Exercise: These entries are to be set down again exactly.

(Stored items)
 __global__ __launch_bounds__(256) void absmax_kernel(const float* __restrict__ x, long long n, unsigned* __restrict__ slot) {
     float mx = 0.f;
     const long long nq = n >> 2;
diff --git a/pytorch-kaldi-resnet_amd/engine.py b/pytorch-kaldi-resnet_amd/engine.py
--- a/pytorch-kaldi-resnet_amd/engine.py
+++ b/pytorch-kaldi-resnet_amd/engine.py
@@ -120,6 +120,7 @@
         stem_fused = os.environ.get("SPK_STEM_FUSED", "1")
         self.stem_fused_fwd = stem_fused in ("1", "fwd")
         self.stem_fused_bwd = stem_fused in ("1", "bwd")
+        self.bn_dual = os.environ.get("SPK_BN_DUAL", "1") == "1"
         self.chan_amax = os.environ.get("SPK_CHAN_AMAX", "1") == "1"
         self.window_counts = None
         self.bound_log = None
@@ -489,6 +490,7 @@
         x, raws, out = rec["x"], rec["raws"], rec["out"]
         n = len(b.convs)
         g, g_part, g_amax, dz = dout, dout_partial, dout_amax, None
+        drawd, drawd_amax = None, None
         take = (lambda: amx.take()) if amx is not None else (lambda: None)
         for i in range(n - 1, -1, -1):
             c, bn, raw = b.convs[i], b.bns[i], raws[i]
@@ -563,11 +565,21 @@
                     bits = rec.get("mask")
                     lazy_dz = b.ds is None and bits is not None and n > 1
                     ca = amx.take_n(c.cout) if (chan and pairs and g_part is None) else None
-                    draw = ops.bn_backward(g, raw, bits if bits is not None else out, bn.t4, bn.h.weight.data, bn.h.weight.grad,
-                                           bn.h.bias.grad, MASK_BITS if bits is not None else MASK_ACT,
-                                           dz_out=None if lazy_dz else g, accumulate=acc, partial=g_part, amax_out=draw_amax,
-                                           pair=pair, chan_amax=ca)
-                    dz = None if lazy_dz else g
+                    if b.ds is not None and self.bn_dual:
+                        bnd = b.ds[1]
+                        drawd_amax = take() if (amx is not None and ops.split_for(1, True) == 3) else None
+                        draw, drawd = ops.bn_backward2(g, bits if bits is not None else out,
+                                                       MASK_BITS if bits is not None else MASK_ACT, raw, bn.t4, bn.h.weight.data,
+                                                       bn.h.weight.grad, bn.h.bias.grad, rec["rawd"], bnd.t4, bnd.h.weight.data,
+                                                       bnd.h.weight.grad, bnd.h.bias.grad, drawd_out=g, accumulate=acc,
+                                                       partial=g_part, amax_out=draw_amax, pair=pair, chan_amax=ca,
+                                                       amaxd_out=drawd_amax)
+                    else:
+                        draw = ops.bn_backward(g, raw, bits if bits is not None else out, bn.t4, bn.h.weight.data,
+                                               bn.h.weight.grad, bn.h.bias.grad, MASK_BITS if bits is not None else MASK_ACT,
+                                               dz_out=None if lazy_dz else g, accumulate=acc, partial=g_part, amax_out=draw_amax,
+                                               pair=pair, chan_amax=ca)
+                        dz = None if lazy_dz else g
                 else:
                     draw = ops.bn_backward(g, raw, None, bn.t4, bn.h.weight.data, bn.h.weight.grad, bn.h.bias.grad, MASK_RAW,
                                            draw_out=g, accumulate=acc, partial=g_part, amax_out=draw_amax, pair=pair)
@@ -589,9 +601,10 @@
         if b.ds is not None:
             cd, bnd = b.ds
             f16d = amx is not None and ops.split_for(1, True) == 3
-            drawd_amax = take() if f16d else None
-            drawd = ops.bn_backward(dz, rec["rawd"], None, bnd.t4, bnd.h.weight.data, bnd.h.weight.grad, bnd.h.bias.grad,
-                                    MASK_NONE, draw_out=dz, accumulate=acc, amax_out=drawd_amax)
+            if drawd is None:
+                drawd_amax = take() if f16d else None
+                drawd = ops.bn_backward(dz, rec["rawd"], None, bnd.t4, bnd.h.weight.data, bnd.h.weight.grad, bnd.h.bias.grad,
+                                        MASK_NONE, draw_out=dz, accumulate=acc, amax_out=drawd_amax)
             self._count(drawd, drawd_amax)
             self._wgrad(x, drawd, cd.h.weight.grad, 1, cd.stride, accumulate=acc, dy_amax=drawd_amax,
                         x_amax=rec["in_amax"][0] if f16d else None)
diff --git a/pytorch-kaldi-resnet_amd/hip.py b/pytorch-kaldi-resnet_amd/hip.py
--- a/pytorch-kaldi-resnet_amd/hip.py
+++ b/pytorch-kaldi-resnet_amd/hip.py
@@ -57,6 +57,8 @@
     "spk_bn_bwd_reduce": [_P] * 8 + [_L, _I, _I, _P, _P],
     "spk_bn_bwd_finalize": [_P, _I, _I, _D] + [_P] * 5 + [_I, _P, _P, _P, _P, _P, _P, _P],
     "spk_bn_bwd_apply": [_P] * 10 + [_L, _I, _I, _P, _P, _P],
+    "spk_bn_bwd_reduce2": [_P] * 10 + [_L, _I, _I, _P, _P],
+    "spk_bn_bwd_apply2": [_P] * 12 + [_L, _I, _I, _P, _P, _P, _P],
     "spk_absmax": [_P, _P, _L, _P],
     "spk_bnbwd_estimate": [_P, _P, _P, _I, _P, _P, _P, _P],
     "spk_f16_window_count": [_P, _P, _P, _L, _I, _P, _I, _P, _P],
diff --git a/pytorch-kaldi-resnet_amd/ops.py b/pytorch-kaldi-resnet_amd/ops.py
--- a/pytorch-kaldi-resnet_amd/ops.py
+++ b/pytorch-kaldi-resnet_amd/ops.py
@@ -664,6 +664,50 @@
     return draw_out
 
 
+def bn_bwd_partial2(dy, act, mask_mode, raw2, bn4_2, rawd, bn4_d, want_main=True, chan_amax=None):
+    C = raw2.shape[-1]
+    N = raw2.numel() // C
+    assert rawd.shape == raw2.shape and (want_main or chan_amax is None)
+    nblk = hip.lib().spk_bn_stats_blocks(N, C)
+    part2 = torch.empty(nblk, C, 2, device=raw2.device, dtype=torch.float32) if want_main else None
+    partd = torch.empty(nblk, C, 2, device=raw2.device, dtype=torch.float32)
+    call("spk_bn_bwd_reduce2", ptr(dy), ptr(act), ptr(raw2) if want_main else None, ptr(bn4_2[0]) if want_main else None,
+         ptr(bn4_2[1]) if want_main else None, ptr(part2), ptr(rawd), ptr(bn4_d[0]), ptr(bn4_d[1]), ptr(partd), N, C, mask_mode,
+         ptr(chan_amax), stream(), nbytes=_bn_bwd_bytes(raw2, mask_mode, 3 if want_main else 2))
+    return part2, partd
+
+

Response:
 __global__ __launch_bounds__(256) void absmax_kernel(const float* __restrict__ x, long long n, unsigned* __restrict__ slot) {
     float mx = 0.f;
     const long long nq = n >> 2;
diff --git a/pytorch-kaldi-resnet_amd/engine.py b/pytorch-kaldi-resnet_amd/engine.py
--- a/pytorch-kaldi-resnet_amd/engine.py
+++ b/pytorch-kaldi-resnet_amd/engine.py
@@ -120,6 +120,7 @@
         stem_fused = os.environ.get("SPK_STEM_FUSED", "1")
         self.stem_fused_fwd = stem_fused in ("1", "fwd")
         self.stem_fused_bwd = stem_fused in ("1", "bwd")
+        self.bn_dual = os.environ.get("SPK_BN_DUAL", "1") == "1"
         self.chan_amax = os.environ.get("SPK_CHAN_AMAX", "1") == "1"
         self.window_counts = None
         self.bound_log = None
@@ -489,6 +490,7 @@
         x, raws, out = rec["x"], rec["raws"], rec["out"]
         n = len(b.convs)
         g, g_part, g_amax, dz = dout, dout_partial, dout_amax, None
+        drawd, drawd_amax = None, None
         take = (lambda: amx.take()) if amx is not None else (lambda: None)
         for i in range(n - 1, -1, -1):
             c, bn, raw = b.convs[i], b.bns[i], raws[i]
@@ -563,11 +565,21 @@
                     bits = rec.get("mask")
                     lazy_dz = b.ds is None and bits is not None and n > 1
                     ca = amx.take_n(c.cout) if (chan and pairs and g_part is None) else None
-                    draw = ops.bn_backward(g, raw, bits if bits is not None else out, bn.t4, bn.h.weight.data, bn.h.weight.grad,
-                                           bn.h.bias.grad, MASK_BITS if bits is not None else MASK_ACT,
-                                           dz_out=None if lazy_dz else g, accumulate=acc, partial=g_part, amax_out=draw_amax,
-                                           pair=pair, chan_amax=ca)
-                    dz = None if lazy_dz else g
+                    if b.ds is not None and self.bn_dual:
+                        bnd = b.ds[1]
+                        drawd_amax = take() if (amx is not None and ops.split_for(1, True) == 3) else None
+                        draw, drawd = ops.bn_backward2(g, bits if bits is not None else out,
+                                                       MASK_BITS if bits is not None else MASK_ACT, raw, bn.t4, bn.h.weight.data,
+                                                       bn.h.weight.grad, bn.h.bias.grad, rec["rawd"], bnd.t4, bnd.h.weight.data,
+                                                       bnd.h.weight.grad, bnd.h.bias.grad, drawd_out=g, accumulate=acc,
+                                                       partial=g_part, amax_out=draw_amax, pair=pair, chan_amax=ca,
+                                                       amaxd_out=drawd_amax)
+                    else:
+                        draw = ops.bn_backward(g, raw, bits if bits is not None else out, bn.t4, bn.h.weight.data,
+                                               bn.h.weight.grad, bn.h.bias.grad, MASK_BITS if bits is not None else MASK_ACT,
+                                               dz_out=None if lazy_dz else g, accumulate=acc, partial=g_part, amax_out=draw_amax,
+                                               pair=pair, chan_amax=ca)
+                        dz = None if lazy_dz else g
                 else:
                     draw = ops.bn_backward(g, raw, None, bn.t4, bn.h.weight.data, bn.h.weight.grad, bn.h.bias.grad, MASK_RAW,
                                            draw_out=g, accumulate=acc, partial=g_part, amax_out=draw_amax, pair=pair)
@@ -589,9 +601,10 @@
         if b.ds is not None:
             cd, bnd = b.ds
             f16d = amx is not None and ops.split_for(1, True) == 3
-            drawd_amax = take() if f16d else None
-            drawd = ops.bn_backward(dz, rec["rawd"], None, bnd.t4, bnd.h.weight.data, bnd.h.weight.grad, bnd.h.bias.grad,
-                                    MASK_NONE, draw_out=dz, accumulate=acc, amax_out=drawd_amax)
+            if drawd is None:
+                drawd_amax = take() if f16d else None
+                drawd = ops.bn_backward(dz, rec["rawd"], None, bnd.t4, bnd.h.weight.data, bnd.h.weight.grad, bnd.h.bias.grad,
+                                        MASK_NONE, draw_out=dz, accumulate=acc, amax_out=drawd_amax)
             self._count(drawd, drawd_amax)
             self._wgrad(x, drawd, cd.h.weight.grad, 1, cd.stride, accumulate=acc, dy_amax=drawd_amax,
                         x_amax=rec["in_amax"][0] if f16d else None)
diff --git a/pytorch-kaldi-resnet_amd/hip.py b/pytorch-kaldi-resnet_amd/hip.py
--- a/pytorch-kaldi-resnet_amd/hip.py
+++ b/pytorch-kaldi-resnet_amd/hip.py
@@ -57,6 +57,8 @@
     "spk_bn_bwd_reduce": [_P] * 8 + [_L, _I, _I, _P, _P],
     "spk_bn_bwd_finalize": [_P, _I, _I, _D] + [_P] * 5 + [_I, _P, _P, _P, _P, _P, _P, _P],
     "spk_bn_bwd_apply": [_P] * 10 + [_L, _I, _I, _P, _P, _P],
+    "spk_bn_bwd_reduce2": [_P] * 10 + [_L, _I, _I, _P, _P],
+    "spk_bn_bwd_apply2": [_P] * 12 + [_L, _I, _I, _P, _P, _P, _P],
     "spk_absmax": [_P, _P, _L, _P],
     "spk_bnbwd_estimate": [_P, _P, _P, _I, _P, _P, _P, _P],
     "spk_f16_window_count": [_P, _P, _P, _L, _I, _P, _I, _P, _P],
diff --git a/pytorch-kaldi-resnet_amd/ops.py b/pytorch-kaldi-resnet_amd/ops.py
--- a/pytorch-kaldi-resnet_amd/ops.py
+++ b/pytorch-kaldi-resnet_amd/ops.py
@@ -664,6 +664,50 @@
     return draw_out
 
 
+def bn_bwd_partial2(dy, act, mask_mode, raw2, bn4_2, rawd, bn4_d, want_main=True, chan_amax=None):
+    C = raw2.shape[-1]
+    N = raw2.numel() // C
+    assert rawd.shape == raw2.shape and (want_main or chan_amax is None)
+    nblk = hip.lib().spk_bn_stats_blocks(N, C)
+    part2 = torch.empty(nblk, C, 2, device=raw2.device, dtype=torch.float32) if want_main else None
+    partd = torch.empty(nblk, C, 2, device=raw2.device, dtype=torch.float32)
+    call("spk_bn_bwd_reduce2", ptr(dy), ptr(act), ptr(raw2) if want_main else None, ptr(bn4_2[0]) if want_main else None,
+         ptr(bn4_2[1]) if want_main else None, ptr(part2), ptr(rawd), ptr(bn4_d[0]), ptr(bn4_d[1]), ptr(partd), N, C, mask_mode,
+         ptr(chan_amax), stream(), nbytes=_bn_bwd_bytes(raw2, mask_mode, 3 if want_main else 2))
+    return part2, partd
+
+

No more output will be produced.